**What you have to do**
Below are records. Copy every line with "false" in it.

**Exercise inputs**
[Start of section]
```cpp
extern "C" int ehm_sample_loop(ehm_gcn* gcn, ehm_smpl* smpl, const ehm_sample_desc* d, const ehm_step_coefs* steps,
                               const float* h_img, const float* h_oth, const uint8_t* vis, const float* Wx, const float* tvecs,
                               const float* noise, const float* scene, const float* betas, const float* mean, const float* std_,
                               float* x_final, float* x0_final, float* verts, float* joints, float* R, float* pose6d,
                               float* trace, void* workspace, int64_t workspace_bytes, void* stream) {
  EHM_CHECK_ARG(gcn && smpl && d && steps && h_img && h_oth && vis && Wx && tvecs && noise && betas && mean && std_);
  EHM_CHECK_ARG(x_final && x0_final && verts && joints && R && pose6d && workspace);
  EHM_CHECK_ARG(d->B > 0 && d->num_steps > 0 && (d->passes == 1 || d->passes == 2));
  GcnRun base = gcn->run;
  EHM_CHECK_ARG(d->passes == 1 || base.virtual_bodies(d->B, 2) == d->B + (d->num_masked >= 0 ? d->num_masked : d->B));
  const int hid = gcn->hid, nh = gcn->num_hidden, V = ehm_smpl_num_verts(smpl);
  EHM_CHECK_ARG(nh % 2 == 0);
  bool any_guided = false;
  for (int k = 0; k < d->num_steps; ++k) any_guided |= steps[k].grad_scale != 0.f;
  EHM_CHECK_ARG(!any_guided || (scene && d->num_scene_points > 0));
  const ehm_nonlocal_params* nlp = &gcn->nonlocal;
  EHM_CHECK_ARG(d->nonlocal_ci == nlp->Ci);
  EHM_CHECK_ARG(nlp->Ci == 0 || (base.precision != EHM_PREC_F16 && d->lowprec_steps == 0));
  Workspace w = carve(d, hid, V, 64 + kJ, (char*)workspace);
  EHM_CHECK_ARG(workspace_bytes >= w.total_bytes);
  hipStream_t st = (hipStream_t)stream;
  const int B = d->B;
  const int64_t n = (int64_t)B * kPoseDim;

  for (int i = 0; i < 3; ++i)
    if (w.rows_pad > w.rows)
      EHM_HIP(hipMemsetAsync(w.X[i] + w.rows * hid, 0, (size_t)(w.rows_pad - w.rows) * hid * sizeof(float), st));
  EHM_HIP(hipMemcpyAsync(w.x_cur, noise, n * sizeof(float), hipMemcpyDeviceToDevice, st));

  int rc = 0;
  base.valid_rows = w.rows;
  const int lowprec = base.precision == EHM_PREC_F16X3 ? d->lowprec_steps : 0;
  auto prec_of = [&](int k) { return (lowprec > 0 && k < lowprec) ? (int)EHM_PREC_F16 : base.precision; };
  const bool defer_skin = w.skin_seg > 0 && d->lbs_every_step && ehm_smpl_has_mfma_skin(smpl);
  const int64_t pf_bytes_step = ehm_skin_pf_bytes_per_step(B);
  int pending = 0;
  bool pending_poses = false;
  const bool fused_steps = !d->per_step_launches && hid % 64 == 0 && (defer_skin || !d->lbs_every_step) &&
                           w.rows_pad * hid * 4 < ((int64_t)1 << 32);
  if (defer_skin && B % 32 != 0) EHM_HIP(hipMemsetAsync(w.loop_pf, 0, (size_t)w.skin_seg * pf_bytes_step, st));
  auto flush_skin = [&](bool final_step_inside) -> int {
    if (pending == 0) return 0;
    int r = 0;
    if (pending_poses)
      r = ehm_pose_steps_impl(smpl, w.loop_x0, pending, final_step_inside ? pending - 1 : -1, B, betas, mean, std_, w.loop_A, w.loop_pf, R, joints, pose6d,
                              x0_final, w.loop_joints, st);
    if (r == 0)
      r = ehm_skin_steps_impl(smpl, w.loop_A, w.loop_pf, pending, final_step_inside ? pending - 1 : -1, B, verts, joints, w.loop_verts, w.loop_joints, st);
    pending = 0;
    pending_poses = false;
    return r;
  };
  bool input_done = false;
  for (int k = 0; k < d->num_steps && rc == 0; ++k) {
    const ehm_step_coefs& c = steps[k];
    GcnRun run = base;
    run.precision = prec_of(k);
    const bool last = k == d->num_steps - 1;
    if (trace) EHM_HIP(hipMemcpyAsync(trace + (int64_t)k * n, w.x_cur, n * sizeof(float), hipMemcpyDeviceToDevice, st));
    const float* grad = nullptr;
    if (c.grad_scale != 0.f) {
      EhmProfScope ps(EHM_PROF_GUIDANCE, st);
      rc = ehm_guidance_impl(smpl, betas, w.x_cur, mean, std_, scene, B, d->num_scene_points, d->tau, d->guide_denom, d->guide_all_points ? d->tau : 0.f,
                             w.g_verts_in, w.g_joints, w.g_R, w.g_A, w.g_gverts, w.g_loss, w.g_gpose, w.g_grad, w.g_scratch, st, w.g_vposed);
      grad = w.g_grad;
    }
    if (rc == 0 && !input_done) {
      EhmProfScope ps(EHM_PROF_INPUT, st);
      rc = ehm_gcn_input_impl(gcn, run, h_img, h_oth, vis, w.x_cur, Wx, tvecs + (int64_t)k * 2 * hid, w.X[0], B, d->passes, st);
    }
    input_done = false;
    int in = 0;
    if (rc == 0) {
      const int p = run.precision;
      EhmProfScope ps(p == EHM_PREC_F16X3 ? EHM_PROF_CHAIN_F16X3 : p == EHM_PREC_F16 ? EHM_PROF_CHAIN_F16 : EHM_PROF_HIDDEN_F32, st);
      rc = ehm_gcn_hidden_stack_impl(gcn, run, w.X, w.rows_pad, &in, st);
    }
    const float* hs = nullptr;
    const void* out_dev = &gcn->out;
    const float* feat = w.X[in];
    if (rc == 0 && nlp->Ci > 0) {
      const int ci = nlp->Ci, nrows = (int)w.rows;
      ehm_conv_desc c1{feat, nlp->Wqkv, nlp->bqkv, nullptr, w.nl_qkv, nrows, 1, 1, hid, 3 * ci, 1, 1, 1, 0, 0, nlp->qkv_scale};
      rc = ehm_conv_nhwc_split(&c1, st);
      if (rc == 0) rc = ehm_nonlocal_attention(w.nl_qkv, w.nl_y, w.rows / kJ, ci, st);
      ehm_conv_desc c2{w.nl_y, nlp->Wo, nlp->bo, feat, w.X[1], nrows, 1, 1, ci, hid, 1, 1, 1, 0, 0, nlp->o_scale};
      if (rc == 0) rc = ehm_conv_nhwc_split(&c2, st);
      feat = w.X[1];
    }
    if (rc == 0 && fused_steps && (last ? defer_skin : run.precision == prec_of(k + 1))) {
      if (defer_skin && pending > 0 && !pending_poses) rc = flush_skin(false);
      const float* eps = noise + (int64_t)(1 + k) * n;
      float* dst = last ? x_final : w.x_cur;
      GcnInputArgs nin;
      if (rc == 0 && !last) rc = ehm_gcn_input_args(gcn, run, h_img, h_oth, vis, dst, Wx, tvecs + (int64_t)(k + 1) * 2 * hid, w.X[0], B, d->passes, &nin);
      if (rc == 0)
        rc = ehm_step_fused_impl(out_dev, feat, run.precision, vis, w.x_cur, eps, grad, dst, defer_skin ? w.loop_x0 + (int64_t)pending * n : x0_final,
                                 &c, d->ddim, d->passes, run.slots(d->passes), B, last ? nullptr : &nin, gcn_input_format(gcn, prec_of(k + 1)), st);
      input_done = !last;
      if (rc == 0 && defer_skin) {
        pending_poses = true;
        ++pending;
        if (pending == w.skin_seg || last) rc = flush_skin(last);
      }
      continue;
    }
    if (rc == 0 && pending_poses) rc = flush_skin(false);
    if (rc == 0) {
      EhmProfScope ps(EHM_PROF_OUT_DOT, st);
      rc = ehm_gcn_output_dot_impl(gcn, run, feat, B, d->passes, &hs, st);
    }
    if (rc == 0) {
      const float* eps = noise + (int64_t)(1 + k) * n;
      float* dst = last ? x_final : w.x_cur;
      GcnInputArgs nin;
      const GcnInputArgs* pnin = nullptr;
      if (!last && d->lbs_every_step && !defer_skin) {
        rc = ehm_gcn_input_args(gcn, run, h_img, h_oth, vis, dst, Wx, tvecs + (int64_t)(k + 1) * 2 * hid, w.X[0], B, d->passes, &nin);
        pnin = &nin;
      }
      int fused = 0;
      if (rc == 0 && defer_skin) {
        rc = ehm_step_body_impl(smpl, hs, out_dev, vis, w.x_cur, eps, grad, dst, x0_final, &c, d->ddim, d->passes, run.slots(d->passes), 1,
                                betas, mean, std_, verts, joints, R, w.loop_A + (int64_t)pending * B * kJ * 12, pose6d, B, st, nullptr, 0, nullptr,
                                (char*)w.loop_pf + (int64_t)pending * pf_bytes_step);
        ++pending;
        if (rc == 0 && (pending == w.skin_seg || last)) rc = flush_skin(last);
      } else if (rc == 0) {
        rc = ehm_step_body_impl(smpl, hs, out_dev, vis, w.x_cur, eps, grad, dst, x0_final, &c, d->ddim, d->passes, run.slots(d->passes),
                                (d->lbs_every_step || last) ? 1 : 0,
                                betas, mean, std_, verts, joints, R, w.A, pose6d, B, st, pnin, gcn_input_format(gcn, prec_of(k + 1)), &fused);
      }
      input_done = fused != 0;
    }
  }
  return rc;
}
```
[End of section]
**Response box**
  bool any_guided = false;
  bool pending_poses = false;
    pending_poses = false;
  bool input_done = false;
    input_done = false;
      if (defer_skin && pending > 0 && !pending_poses) rc = flush_skin(false);
    if (rc == 0 && pending_poses) rc = flush_skin(false);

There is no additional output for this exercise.